Es geht hier darum, dass man sich manchmal überwinden muss, etwas zu tun, vor dem man Angst hat, um besser zu werden - sich zu entwickeln.

Kurzum: Ich suche jemanden, der ca. 12 bis 19 Jahre alt ist, in OWL MTB fährt und Lust hat im Video mitzuspielen: Mit dem MTB am "Abgrund" stehen, Helm aufsetzen, losfahren, springen. Dafür planen wir grob einen kompletten Drehtag an Pfingsten bzw. der Woche ab Pfingstmontag.
Und ich suche eine Location, an der man legal so etwas fahren und drehen darf.

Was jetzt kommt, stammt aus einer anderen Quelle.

+template <int N>
+void build_mma_ops(const PhaseBases *pb, const FixedBases &fb, PhaseOpsN<N> *ops)
+{
+    static_assert(N == N_MMA || N == N_MMA_25, "two MMA lists");
+    constexpr bool merge3 = N == N_MMA_25;
     constexpr uint32_t HI = (128u >> 4) | (1u << 14);
     constexpr uint32_t LP = (uint32_t)(PLANE >> 4) << 16, LX = 1u << 16;
     for (int ph = 0; ph < N_PHASE; ++ph) {
         const PhaseBases &e = pb[ph];
-        PhaseOps &o = ops[ph];
-        o = PhaseOps{};
+        PhaseOpsN<N> &o = ops[ph];
+        o = PhaseOpsN<N>{};
         int k = 0;
         auto put = [&](uint32_t a, uint32_t b) { o.ab[k++] = make_uint4(a, HI, b, HI); };
-        put(e.im, fb.w1);
+        put(e.im, e.b1);
         put(fb.zeroA, fb.w1); put(fb.zeroA, fb.w1); put(fb.zeroA, fb.w1);
         put(e.a2_r6 + 6 + LP, e.b31);
-        put(e.a2_r6 + 7 + LP, e.b31 + (T31 >> 4));
-        put(e.a2_r6 + 7 + LP, fb.w32);
+        if (merge3) {
+            put(e.a2_r6 + 7 + LP, e.b3m);
+        } else {
+            put(e.a2_r6 + 7 + LP, e.b31 + (T31 >> 4));
+            put(e.a2_r6 + 7 + LP, fb.w32);
+        }
         put(e.a2_r6 + 8 + LP, e.b31 + 2 * (T31 >> 4));
-        put(e.a2_r6 + ((2 * PLANE) >> 4) + 6 + LX, e.b31 + 3 * (T31 >> 4));
-        put(e.a2_r6 + ((2 * PLANE) >> 4) + 6 + LX, fb.w32 + (T32 >> 4));
+        if (merge3) {
+            put(e.a2_r6 + ((2 * PLANE) >> 4) + 6 + LX, e.b3m + 2 * (T3M >> 4));
+        } else {
+            put(e.a2_r6 + ((2 * PLANE) >> 4) + 6 + LX, e.b31 + 3 * (T31 >> 4));
+            put(e.a2_r6 + ((2 * PLANE) >> 4) + 6 + LX, fb.w32 + (T32 >> 4));
+        }
         put(e.a2_r6 + ((2 * PLANE) >> 4) + 8 + LX, e.b31 + 4 * (T31 >> 4));
         for (int t = 0; t < 10; ++t) {
             const int sft = t / 2, h = t & 1;
@@ -339,7 +381,7 @@
 
 struct FusedModel {
     int *h_fail = nullptr;
-    uint8_t *d_wimg = nullptr;
+    uint8_t *d_wimg = nullptr, *d_wimg25 = nullptr;
     FusedParams proto{};
     bool fast = true;
     int sm_count = 148;
@@ -354,9 +396,9 @@
 
 static void put_chunk(uint8_t *blk, int NR, int j, int n, const int8_t *src16) { memcpy(blk + ((size_t)j * NR + n) * 16, src16, 16); }
 
-static bool build_host_image(const ModelHost &m, std::vector<uint8_t> &img, FusedParams &P)
-{
-    img.assign(WIMG_BYTES, 0);
+static bool build_host_image(const ModelHost &m, bool merge3, std::vector<uint8_t> &img, FusedParams &P)
+{
+    img.assign(WIMG_BYTES + (merge3 ? W3M_BYTES : 0), 0);
     auto Wt = [&](int l, int k, int c, int r, int s) -> int8_t {
         const LayerShape &sh = kLayers[l];
         return m.L[l].w[(((size_t)k * sh.cin + c) * sh.k + r) * sh.k + s];
@@ -416,6 +458,22 @@
         for (int pl = 0; pl < 3; ++pl) {
             for (int b = 0; b < 16; ++b) c16[b] = Wt(QV_C3_2, ch, 16 * pl + b, 0, 0);
             put_chunk(img.data() + OFF_W32 + (pl / 2) * T32, NR32, pl == 2 ? 1 : pl, ch, c16);
+        }
+    for (int kk = 0; kk < 2 && merge3; ++kk)
+        for (int t = 0; t < 2; ++t) {
+            uint8_t *dst = img.data() + WIMG_BYTES + (2 * kk + t) * T3M;
+            const uint8_t *w31 = img.data() + OFF_W31 + (2 * kk + 1) * T31, *w32 = img.data() + OFF_W32 + kk * T32;
+            for (int j = 0; j < 2; ++j) {
+                memcpy(dst + (j * NR3M + 0) * 16, w31 + (j * NR31 + (2 - 2 * t) * 16) * 16, 64 * 16);
+                memcpy(dst + (j * NR3M + 64) * 16, w32 + j * NR32 * 16, NR32 * 16);
+                memcpy(dst + (j * NR3M + 96) * 16, w31 + (j * NR31 + (3 - 2 * t) * 16) * 16, 64 * 16);
+            }
+        }
+    if (merge3)
+        for (int j = 0; j < 2; ++j) {
+            uint8_t *dst = img.data() + OFF_W1M + j * W1M_LBO;
+            memset(dst, 0, NR1M * 16);
+            memcpy(dst + 32 * 16, img.data() + OFF_W1 + j * 64 * 16, 64 * 16);
         }
     auto mkq = [&](int l, GroupQ &g) -> bool {
         const LayerHost &L = m.L[l];
@@ -448,32 +506,43 @@
     return fast;
 }
 
-void fused_debug_tables(const ModelHost &m, std::vector<uint8_t> &wimg, std::vector<uint32_t> &ops, std::vector<int32_t> &consts)
+void fused_debug_tables(const ModelHost &m, bool merge3, std::vector<uint8_t> &wimg, std::vector<uint32_t> &ops, std::vector<int32_t> &consts)
 {
     FusedParams P{};
-    const bool fast = build_host_image(m, wimg, P);
+    const bool fast = build_host_image(m, merge3, wimg, P);
     PhaseBases pb[N_PHASE];
     FixedBases fb;
-    build_mma_bases(0, 0, pb, fb);
-    std::vector<PhaseOps> po(N_PHASE);
-    build_mma_ops(pb, fb, po.data());
-    ops.assign(reinterpret_cast<const uint32_t *>(po.data()), reinterpret_cast<const uint32_t *>(po.data() + N_PHASE));
-    consts = {WIMG_BYTES, SMEM_BYTES, OFF_A1, OFF_A2, OFF_IM, OFF_ZERO, OFF_IN, OFF_A3, PW, PLANE, A1_ROW, A2_ROW, IM_BYTES, IN_SLOTS,
-              IN_PITCH, WT, PIPE, TM_D1, TM_R22, TM_R21, TM_R31, TM_D32, N_PHASE, N_MMA, fast ? 1 : 0, P.c4_bias, P.c4_mul, P.c4_shift};
+    build_mma_bases(0, 0, merge3, pb, fb);
+    if (merge3) {
+        std::vector<PhaseOps25> po(N_PHASE);
+        build_mma_ops(pb, fb, po.data());
+        ops.assign(reinterpret_cast<const uint32_t *>(po.data()), reinterpret_cast<const uint32_t *>(po.data() + N_PHASE));
+    } else {
+        std::vector<PhaseOps> po(N_PHASE);
+        build_mma_ops(pb, fb, po.data());
+        ops.assign(reinterpret_cast<const uint32_t *>(po.data()), reinterpret_cast<const uint32_t *>(po.data() + N_PHASE));
+    }
+    consts = {WIMG_BYTES, merge3 ? SMEM_BYTES_25 : SMEM_BYTES, OFF_A1, OFF_A2, OFF_IM, OFF_ZERO, OFF_IN, OFF_A3, PW, PLANE, A1_ROW, A2_ROW,
+              IM_BYTES, IN_SLOTS, IN_PITCH, WT, PIPE, merge3 ? TM_D1_25 : TM_D1, merge3 ? TM_R22_25 : TM_R22, merge3 ? TM_R21_25 : TM_R21, merge3 ? TM_R31_25 : TM_R31, merge3 ? TM_D32_25 : TM_D32, N_PHASE,
+              merge3 ? N_MMA_25 : N_MMA, fast ? 1 : 0, P.c4_bias, P.c4_mul, P.c4_shift};
     for (const GroupQ *g : {&P.q1, &P.q22, &P.q21, &P.q31, &P.q32})
         for (int v : {g->hi, (int)g->M, g->blu, g->mul, g->shift, g->rbias}) consts.push_back(v);
     consts.insert(consts.end(), P.bias, P.bias + BIAS_INTS);
     consts.insert(consts.end(), P.c4_w, P.c4_w + 108);
+    if (merge3) consts.insert(consts.end(), {OFF_W3M, D32_25_STEP, D1_25_STEP});
 }
 
 FusedModel *fused_upload(const ModelHost &m, cudaStream_t st)
 {
-    std::vector<uint8_t> img;
+    std::vector<uint8_t> img, img25;
     FusedModel *fm = new FusedModel();
     FusedParams &P = fm->proto;
-    fm->fast = build_host_image(m, img, P);
-    cudaError_t e = cudaMalloc(&fm->d_wimg, WIMG_BYTES);
-    if (e == cudaSuccess) e = cudaMemcpyAsync(fm->d_wimg, img.data(), WIMG_BYTES, cudaMemcpyHostToDevice, st);
+    fm->fast = build_host_image(m, false, img, P);
+    build_host_image(m, true, img25, P);
+    cudaError_t e = cudaMalloc(&fm->d_wimg, img.size());
+    if (e == cudaSuccess) e = cudaMalloc(&fm->d_wimg25, img25.size());
+    if (e == cudaSuccess) e = cudaMemcpyAsync(fm->d_wimg, img.data(), img.size(), cudaMemcpyHostToDevice, st);
+    if (e == cudaSuccess) e = cudaMemcpyAsync(fm->d_wimg25, img25.data(), img25.size(), cudaMemcpyHostToDevice, st);
     if (e == cudaSuccess) e = cudaStreamSynchronize(st);
     if (e == cudaSuccess) e = cudaFuncSetAttribute(k_fused<true, false, false>, cudaFuncAttributeMaxDynamicSharedMemorySize, SMEM_BYTES);
     if (e == cudaSuccess) e = cudaFuncSetAttribute(k_fused<false, false, false>, cudaFuncAttributeMaxDynamicSharedMemorySize, SMEM_BYTES);
@@ -485,6 +554,7 @@
     if (e == cudaSuccess) e = cudaFuncSetAttribute(k_enh_sse<false, false>, cudaFuncAttributeMaxDynamicSharedMemorySize, SMEM_BYTES);
     if (e == cudaSuccess) e = cudaFuncSetAttribute(k_enh_sse<true, true>, cudaFuncAttributeMaxDynamicSharedMemorySize, SMEM_BYTES);
     if (e == cudaSuccess) e = cudaFuncSetAttribute(k_enh_sse<false, true>, cudaFuncAttributeMaxDynamicSharedMemorySize, SMEM_BYTES);
+    if (e == cudaSuccess) e = cudaFuncSetAttribute(k_enh25<true>, cudaFuncAttributeMaxDynamicSharedMemorySize, SMEM_BYTES_25);
     if (e == cudaSuccess) e = cudaFuncSetAttribute(k_bases, cudaFuncAttributeMaxDynamicSharedMemorySize, SMEM_BYTES);
     int dev = 0, sms = 148;
     if (e == cudaSuccess) e = cudaGetDevice(&dev);
@@ -504,10 +574,15 @@
             if (e == cudaSuccess) {
                 PhaseBases pb[N_PHASE];
                 FixedBases fb;
-                build_mma_bases(h_b[0] >> 4, h_b[1], pb, fb);
+                build_mma_bases(h_b[0] >> 4, h_b[1], false, pb, fb);
                 std::vector<PhaseOps> ops(N_PHASE);
                 build_mma_ops(pb, fb, ops.data());
                 e = cudaMemcpyToSymbolAsync(c_ops, ops.data(), sizeof(PhaseOps) * N_PHASE, 0, cudaMemcpyHostToDevice, st);
+                PhaseBases pb25[N_PHASE];
+                build_mma_bases(h_b[0] >> 4, h_b[1], true, pb25, fb);
+                std::vector<PhaseOps25> ops25(N_PHASE);
+                build_mma_ops(pb25, fb, ops25.data());
+                if (e == cudaSuccess) e = cudaMemcpyToSymbolAsync(c_ops25, ops25.data(), sizeof(PhaseOps25) * N_PHASE, 0, cudaMemcpyHostToDevice, st);
                 if (e == cudaSuccess) e = cudaStreamSynchronize(st);
                 if (e == cudaSuccess) { rec.done = true; rec.sbase16 = h_b[0] >> 4; rec.tmem_base = h_b[1]; }
             }
@@ -518,6 +593,7 @@
     if (e != cudaSuccess) {
         set_error("fused_upload: %s", cudaGetErrorString(e));
         cudaFree(fm->d_wimg);
+        cudaFree(fm->d_wimg25);
         delete fm;
         return nullptr;
     }
@@ -543,6 +619,7 @@
         set_error("fused_upload: no mapped host memory for the failure report");
         if (fm->h_fail) cudaFreeHost(fm->h_fail);
         cudaFree(fm->d_wimg);
+        cudaFree(fm->d_wimg25);
         delete fm;
         return nullptr;
     }
@@ -561,6 +638,7 @@
     if (!fm) return;
     if (fm->h_fail) cudaFreeHost(fm->h_fail);
     cudaFree(fm->d_wimg);
+    cudaFree(fm->d_wimg25);
     delete fm;
 }
 
@@ -703,7 +781,10 @@
     else if (rows && fm->fast) k_fused<true, false, true><<<grid, NTHREADS, SMEM_BYTES, st>>>(P);
     else if (rows) k_fused<false, false, true><<<grid, NTHREADS, SMEM_BYTES, st>>>(P);
     else if (fm->fast && P.dbg) k_fused<true, true, false><<<grid, NTHREADS, SMEM_BYTES, st>>>(P);
-    else if (fm->fast) k_fused<true, false, false><<<grid, NTHREADS, SMEM_BYTES, st>>>(P);
+    else if (fm->fast) {
+        P.wimg = fm->d_wimg25;
+        k_enh25<true><<<grid, NTHREADS, SMEM_BYTES_25, st>>>(P);
+    }
     else k_fused<false, false, false><<<grid, NTHREADS, SMEM_BYTES, st>>>(P);
     if (launches) *launches += 1;
     cudaError_t e = cudaGetLastError();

Ich würde mich freuen, wenn ihr Lust habt mit zu machen oder jemanden kennt, der einen kennt, Tipps zu Locations geben könnt, oder einfach mehr über das Projekt wissen möchtet.
Bitte meldet euch hier im Forum oder per Mail.

Herzliche Grüße
Henning


----------



## Waldwichtel (18. April 2013)

Klingt doch interessant! ... da wird sich bestimmt einer von unseren jungen Wilden finden. 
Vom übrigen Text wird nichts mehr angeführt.